**ACTIVITY:** Every line of the listing that holds the word "keys" should be returned.

**** INPUT RECORDS

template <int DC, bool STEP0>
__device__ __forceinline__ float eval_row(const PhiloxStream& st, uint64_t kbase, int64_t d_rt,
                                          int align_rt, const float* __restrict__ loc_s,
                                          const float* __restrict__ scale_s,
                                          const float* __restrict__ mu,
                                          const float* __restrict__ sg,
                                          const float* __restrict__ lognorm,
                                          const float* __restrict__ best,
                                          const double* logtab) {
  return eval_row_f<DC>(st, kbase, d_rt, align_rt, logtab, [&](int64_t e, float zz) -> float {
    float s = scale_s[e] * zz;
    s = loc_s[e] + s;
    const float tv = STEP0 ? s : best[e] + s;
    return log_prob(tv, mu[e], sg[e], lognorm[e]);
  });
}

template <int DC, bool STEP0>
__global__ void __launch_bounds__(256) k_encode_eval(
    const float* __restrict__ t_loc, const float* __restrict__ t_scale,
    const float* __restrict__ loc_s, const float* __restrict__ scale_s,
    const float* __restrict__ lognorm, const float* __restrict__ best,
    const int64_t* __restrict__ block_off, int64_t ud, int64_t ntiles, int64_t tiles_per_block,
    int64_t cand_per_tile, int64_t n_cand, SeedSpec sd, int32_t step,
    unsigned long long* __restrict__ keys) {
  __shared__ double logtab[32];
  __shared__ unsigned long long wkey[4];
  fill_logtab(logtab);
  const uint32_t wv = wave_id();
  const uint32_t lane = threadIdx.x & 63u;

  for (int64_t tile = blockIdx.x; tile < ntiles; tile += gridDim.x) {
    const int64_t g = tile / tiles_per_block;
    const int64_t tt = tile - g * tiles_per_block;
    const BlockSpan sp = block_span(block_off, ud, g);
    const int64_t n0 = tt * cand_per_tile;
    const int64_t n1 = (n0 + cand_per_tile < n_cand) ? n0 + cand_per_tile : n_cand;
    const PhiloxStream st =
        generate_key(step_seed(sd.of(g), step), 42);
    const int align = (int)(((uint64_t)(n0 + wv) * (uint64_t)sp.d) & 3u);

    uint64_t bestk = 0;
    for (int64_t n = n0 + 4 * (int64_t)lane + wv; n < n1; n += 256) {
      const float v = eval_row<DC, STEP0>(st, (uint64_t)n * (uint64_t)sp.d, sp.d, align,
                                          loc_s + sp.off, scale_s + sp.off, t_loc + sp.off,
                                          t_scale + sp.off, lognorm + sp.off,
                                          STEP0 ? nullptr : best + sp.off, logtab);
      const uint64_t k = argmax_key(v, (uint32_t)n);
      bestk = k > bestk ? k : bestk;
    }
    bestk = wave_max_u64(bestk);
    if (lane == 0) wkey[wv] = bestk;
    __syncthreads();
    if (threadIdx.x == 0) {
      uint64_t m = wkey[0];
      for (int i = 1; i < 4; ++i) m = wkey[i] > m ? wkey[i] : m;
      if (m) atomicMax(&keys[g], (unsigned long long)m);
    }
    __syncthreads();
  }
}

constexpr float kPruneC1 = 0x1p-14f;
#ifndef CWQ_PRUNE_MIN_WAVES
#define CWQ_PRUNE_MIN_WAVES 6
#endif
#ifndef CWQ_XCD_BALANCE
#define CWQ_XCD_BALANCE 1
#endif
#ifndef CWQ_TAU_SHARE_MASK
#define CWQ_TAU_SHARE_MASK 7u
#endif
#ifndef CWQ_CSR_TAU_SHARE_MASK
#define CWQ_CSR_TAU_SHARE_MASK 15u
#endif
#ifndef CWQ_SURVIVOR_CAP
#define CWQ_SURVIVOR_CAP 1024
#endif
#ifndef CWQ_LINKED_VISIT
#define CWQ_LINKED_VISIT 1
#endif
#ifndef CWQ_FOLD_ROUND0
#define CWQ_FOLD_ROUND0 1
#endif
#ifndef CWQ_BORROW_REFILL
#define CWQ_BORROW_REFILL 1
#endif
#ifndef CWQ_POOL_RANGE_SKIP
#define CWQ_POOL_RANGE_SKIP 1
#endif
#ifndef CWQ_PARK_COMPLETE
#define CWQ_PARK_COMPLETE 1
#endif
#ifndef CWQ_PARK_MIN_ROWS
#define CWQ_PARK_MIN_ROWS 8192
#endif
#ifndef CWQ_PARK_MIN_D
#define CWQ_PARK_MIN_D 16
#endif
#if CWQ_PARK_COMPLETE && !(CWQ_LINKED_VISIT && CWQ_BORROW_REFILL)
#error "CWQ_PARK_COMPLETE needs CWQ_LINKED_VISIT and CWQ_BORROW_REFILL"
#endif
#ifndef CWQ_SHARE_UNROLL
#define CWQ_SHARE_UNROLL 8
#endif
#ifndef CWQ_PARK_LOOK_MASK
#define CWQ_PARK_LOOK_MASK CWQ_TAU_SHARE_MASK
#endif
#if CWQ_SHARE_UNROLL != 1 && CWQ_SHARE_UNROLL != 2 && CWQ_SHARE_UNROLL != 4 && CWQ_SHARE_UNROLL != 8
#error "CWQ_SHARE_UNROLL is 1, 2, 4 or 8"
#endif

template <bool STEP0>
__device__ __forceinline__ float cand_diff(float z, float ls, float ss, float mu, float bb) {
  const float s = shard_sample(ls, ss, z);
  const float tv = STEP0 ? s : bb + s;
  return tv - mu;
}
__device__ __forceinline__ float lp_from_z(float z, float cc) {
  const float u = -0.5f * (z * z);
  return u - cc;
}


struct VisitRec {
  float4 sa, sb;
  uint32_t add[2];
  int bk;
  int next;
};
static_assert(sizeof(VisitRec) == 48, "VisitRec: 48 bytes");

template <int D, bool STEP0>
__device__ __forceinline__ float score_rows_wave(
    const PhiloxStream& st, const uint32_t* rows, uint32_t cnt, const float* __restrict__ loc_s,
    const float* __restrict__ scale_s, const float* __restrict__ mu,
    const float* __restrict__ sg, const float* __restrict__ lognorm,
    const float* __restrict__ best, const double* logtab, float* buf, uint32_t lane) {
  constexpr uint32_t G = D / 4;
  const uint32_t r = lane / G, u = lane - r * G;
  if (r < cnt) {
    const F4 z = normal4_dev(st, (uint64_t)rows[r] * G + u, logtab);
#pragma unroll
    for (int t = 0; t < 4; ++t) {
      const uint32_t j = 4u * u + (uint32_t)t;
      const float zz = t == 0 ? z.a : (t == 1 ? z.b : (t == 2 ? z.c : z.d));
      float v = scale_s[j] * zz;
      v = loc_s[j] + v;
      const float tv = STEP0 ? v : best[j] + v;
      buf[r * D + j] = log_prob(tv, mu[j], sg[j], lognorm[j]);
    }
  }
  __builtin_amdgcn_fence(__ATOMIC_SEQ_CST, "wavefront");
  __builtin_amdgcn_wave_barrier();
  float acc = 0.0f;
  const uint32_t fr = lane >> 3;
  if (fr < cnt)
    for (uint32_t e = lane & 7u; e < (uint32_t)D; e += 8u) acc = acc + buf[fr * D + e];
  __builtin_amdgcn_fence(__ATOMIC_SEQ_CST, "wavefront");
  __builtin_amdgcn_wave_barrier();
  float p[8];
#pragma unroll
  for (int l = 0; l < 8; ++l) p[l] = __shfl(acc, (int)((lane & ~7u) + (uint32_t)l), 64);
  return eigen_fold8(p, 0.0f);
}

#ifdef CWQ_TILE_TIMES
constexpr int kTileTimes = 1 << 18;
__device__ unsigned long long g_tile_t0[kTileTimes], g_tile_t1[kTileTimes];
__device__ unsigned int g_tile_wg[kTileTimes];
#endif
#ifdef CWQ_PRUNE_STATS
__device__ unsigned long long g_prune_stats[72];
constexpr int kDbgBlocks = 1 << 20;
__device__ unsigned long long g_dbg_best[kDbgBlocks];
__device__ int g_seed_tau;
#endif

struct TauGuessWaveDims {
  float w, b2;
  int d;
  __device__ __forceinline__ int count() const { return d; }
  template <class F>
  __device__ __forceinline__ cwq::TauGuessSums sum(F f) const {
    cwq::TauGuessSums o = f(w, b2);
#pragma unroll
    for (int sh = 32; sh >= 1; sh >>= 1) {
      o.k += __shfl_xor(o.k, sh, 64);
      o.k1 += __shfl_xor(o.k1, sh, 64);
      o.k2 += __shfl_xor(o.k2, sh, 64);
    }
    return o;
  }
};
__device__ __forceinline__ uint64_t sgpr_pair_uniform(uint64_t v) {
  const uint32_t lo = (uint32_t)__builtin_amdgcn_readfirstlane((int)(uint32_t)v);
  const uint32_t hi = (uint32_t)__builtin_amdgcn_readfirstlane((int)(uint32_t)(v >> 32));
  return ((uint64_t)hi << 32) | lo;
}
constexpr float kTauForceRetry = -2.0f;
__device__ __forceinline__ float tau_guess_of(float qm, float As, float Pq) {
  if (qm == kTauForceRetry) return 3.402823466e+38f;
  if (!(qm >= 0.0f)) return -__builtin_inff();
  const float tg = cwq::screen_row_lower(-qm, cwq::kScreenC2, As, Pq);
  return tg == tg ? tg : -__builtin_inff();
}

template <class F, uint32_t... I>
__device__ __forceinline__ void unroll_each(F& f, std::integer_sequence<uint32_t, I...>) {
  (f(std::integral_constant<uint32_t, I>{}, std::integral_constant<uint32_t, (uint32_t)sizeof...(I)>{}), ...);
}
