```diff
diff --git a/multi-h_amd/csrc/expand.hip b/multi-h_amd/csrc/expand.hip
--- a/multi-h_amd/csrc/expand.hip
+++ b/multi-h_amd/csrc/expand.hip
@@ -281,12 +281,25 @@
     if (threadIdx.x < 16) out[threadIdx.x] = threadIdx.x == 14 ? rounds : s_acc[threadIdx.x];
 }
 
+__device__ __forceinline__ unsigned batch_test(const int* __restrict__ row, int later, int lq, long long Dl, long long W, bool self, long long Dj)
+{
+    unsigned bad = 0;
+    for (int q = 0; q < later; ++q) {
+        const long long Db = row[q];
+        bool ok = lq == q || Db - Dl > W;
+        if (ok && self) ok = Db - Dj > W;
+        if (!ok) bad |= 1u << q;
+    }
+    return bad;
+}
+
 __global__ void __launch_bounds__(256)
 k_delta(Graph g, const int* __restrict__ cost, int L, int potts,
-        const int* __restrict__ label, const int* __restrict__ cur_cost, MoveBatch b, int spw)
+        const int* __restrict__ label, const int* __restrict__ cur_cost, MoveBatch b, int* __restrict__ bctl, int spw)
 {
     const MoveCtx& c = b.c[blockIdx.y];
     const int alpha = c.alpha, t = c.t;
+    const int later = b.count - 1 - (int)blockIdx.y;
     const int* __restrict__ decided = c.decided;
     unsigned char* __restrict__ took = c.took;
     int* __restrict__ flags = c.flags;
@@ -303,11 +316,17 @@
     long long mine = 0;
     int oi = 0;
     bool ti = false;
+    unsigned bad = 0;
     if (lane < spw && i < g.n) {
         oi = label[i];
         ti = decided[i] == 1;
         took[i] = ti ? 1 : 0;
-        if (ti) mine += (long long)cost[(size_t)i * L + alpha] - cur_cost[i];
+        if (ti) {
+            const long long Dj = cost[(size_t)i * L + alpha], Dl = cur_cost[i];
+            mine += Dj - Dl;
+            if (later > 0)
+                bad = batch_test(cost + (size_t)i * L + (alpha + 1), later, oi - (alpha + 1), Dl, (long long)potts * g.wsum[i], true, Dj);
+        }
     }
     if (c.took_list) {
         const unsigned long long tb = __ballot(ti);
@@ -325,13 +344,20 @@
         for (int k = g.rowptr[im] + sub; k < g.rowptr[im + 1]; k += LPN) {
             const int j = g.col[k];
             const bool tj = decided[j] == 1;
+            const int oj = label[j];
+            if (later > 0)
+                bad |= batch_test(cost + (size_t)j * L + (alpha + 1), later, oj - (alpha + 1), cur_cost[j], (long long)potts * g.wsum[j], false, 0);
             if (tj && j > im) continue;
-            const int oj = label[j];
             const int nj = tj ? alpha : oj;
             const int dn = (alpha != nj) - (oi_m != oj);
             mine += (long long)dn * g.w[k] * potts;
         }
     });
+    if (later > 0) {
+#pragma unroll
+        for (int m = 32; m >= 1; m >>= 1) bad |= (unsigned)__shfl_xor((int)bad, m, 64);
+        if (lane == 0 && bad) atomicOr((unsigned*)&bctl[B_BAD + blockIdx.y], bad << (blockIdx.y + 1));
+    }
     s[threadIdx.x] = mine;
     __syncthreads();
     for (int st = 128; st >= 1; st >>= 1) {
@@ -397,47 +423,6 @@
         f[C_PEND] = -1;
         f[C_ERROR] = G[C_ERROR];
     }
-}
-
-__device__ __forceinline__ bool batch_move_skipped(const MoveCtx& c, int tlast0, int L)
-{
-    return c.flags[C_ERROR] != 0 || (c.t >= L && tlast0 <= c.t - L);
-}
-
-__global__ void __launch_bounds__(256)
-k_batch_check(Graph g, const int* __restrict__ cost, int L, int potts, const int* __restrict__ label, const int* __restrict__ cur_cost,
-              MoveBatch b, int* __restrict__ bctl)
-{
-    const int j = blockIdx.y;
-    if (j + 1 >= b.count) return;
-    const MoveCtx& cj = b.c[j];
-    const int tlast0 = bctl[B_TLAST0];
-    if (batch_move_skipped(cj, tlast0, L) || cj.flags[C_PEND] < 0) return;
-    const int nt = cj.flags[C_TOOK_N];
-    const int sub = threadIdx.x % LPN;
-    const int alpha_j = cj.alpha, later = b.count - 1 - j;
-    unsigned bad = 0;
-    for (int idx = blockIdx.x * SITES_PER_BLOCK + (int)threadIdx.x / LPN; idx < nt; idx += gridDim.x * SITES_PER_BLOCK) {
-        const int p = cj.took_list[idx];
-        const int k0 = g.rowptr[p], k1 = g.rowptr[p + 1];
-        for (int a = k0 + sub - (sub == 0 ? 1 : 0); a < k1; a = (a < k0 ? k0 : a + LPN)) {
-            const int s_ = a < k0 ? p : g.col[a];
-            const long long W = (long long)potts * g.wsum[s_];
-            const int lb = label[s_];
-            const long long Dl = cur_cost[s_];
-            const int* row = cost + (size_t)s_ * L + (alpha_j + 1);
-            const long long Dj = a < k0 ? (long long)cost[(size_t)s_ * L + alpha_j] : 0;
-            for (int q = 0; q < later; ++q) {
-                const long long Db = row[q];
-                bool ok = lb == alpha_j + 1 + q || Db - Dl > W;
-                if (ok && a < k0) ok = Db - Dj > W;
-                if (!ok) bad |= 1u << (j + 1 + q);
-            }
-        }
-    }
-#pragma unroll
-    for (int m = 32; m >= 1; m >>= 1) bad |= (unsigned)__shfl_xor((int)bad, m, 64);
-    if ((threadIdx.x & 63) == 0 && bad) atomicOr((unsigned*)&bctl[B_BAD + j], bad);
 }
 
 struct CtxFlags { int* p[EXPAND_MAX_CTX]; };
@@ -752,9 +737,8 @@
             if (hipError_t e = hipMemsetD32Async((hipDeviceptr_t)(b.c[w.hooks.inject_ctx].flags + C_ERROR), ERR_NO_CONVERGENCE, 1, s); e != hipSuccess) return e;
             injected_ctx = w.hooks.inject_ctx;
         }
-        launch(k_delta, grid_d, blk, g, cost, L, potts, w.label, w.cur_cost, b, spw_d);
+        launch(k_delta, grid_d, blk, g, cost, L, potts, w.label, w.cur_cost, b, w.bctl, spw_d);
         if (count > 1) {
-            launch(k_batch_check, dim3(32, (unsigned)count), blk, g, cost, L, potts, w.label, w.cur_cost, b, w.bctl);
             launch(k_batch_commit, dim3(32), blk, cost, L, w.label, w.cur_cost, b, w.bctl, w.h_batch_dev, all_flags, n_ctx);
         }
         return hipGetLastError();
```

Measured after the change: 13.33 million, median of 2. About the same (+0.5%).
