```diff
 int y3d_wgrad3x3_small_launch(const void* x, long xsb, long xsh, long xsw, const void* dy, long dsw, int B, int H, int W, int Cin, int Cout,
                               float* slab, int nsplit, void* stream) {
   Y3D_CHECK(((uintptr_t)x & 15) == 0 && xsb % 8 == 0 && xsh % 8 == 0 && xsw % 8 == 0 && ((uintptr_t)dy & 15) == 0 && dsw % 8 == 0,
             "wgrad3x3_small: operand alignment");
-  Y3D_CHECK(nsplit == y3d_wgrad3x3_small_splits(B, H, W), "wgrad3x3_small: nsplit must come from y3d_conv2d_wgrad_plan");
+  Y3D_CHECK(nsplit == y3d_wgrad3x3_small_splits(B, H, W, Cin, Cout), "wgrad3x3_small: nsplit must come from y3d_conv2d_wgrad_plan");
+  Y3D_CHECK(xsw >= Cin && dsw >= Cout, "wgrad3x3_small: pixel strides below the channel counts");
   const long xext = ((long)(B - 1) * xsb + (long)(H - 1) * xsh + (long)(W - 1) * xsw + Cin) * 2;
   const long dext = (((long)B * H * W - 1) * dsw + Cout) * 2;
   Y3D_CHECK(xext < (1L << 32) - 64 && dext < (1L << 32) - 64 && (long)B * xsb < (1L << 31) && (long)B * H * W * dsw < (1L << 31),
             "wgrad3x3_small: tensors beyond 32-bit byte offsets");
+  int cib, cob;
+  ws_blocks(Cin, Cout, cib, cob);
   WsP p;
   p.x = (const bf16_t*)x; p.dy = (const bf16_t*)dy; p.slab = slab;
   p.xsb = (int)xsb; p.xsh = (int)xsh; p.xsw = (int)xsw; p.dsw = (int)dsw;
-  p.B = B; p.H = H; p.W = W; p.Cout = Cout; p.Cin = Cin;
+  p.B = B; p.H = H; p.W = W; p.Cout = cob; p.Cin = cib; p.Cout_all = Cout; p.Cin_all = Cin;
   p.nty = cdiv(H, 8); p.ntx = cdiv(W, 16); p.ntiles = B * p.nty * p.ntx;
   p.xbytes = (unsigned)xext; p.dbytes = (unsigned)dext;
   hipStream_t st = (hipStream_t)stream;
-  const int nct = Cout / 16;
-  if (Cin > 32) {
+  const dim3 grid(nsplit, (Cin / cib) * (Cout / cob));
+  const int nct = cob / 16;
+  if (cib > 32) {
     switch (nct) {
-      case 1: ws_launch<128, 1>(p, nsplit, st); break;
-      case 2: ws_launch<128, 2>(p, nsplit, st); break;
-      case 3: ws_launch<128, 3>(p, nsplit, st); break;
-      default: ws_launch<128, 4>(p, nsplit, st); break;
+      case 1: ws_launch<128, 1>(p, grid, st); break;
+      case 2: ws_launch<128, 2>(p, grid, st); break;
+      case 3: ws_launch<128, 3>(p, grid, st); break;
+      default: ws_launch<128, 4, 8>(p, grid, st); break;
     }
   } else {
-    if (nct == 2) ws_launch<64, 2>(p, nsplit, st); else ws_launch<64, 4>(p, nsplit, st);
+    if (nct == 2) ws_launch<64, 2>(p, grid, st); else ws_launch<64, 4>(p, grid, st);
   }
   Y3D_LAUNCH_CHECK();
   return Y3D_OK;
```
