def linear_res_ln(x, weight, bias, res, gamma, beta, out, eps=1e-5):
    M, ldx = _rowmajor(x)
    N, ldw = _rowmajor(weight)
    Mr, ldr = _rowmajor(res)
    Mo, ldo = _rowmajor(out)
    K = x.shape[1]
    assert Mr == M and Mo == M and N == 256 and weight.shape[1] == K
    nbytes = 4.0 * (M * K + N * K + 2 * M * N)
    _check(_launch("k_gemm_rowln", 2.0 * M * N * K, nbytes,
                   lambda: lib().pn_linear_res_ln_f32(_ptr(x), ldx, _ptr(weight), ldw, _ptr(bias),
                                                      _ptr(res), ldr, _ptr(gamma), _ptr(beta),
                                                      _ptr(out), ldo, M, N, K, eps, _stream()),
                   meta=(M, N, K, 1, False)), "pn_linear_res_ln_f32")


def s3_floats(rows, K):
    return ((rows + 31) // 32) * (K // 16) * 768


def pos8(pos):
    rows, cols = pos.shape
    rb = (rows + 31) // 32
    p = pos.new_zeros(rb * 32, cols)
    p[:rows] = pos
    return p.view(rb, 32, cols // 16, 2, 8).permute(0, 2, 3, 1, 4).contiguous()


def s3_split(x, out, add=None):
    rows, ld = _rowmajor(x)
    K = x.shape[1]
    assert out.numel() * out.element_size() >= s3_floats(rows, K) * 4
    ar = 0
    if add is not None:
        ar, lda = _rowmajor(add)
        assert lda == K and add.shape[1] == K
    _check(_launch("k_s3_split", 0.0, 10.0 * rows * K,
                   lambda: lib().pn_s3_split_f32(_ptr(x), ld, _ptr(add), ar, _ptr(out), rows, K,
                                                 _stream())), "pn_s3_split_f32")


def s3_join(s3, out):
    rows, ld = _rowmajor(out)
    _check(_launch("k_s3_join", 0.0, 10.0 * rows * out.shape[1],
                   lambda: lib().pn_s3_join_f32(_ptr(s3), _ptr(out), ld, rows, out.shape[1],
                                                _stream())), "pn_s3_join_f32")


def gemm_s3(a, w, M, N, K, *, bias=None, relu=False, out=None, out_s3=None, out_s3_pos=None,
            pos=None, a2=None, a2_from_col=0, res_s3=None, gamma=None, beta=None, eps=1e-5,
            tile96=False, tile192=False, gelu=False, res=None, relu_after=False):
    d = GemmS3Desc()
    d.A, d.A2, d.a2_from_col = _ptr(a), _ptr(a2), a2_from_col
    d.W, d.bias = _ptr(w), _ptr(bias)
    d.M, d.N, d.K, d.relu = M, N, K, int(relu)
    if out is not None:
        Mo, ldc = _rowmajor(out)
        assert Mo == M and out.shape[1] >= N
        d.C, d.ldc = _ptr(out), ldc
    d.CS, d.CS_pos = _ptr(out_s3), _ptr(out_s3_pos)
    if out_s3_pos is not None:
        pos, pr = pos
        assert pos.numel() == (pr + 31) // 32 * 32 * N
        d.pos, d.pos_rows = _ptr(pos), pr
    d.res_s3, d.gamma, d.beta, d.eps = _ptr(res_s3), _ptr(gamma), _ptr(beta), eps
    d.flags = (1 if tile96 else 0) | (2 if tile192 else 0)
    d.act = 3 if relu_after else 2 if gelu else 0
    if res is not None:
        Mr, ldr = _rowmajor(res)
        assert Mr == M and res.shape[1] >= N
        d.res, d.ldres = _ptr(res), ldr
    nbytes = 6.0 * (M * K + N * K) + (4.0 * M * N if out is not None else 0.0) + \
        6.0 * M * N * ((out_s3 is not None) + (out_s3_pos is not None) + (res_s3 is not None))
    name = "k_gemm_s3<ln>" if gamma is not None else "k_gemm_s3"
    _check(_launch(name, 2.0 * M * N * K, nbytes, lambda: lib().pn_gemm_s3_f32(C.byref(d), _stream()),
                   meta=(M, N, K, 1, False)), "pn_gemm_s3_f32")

********

**TASK OUTPUT:**
    unsigned long long* __restrict__ keys) {
      if (m) atomicMax(&keys[g], (unsigned long long)m);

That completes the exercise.